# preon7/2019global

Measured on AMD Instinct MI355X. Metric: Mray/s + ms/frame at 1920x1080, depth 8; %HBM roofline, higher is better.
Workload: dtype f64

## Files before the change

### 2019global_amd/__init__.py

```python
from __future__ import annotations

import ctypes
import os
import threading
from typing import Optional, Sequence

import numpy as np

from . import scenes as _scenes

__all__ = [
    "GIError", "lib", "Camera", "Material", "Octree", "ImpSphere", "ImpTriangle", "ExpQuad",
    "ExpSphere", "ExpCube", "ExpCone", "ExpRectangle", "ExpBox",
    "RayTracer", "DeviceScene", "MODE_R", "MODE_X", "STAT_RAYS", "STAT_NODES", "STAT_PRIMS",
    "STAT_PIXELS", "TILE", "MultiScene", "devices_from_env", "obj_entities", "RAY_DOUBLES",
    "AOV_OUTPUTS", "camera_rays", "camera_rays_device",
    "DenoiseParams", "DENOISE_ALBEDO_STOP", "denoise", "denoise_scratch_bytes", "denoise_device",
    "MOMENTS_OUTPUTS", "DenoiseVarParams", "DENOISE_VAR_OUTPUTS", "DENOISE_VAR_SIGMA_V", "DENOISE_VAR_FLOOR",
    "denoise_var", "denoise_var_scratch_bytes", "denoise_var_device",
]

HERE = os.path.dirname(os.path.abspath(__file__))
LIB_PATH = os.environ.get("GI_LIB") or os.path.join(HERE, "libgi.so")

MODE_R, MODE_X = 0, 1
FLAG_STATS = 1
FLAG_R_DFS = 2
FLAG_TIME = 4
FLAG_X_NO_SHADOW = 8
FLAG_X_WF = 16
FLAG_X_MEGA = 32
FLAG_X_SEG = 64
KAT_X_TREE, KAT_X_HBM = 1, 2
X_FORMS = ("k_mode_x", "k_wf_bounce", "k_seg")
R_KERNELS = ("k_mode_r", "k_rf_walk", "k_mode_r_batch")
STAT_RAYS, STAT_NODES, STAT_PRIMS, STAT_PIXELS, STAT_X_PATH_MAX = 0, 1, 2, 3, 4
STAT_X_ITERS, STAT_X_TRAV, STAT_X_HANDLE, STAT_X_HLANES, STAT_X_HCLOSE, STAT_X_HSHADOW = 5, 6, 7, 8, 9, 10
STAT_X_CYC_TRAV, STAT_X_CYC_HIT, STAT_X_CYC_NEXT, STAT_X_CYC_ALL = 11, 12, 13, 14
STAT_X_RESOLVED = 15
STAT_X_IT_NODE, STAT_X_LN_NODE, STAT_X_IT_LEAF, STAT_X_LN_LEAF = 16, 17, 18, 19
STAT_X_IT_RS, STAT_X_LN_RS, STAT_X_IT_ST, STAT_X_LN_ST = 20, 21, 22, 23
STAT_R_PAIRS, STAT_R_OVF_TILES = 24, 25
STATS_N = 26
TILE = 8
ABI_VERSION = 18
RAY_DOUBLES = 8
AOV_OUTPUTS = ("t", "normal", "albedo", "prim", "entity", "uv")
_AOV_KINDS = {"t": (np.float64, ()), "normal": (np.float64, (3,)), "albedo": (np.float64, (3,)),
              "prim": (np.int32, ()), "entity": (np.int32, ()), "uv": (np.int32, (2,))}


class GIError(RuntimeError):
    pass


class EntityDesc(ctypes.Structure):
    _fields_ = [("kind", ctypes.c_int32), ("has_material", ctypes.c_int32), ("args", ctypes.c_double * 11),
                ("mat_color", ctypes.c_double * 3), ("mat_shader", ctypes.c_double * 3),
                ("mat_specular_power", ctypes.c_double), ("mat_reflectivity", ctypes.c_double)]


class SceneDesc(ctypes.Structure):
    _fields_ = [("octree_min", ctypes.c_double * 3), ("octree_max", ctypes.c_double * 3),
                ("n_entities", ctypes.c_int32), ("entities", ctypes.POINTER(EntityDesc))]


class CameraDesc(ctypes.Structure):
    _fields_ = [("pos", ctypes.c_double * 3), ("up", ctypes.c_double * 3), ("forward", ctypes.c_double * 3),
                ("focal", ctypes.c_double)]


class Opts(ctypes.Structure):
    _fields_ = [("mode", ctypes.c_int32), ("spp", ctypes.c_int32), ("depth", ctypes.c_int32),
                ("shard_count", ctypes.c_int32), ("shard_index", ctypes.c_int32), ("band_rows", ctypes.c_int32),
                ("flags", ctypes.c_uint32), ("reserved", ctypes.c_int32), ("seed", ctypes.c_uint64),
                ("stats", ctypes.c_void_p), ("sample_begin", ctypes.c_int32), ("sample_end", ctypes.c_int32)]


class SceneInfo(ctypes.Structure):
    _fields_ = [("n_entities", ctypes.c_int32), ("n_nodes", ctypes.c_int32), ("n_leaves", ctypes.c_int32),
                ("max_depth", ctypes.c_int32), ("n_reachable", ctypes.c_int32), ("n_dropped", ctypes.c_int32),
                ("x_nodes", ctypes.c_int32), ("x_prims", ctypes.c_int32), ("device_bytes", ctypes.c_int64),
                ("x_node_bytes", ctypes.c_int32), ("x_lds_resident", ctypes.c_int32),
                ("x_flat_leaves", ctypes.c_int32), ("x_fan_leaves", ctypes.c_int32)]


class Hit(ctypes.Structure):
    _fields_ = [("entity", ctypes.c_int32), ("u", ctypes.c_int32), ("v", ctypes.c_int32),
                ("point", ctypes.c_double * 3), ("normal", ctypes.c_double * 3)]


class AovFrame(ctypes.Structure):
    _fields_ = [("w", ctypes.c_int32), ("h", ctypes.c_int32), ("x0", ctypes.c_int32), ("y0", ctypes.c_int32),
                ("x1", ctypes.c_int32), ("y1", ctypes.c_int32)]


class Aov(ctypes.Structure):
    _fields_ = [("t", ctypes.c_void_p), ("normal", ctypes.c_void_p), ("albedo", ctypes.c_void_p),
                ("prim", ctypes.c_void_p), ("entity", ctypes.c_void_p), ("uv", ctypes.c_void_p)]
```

○ ○ ○ ○ ○

About this task: From the entries above, pull out each line that includes "GIError".

Solution for this problem:
    "GIError", "lib", "Camera", "Material", "Octree", "ImpSphere", "ImpTriangle", "ExpQuad",
class GIError(RuntimeError):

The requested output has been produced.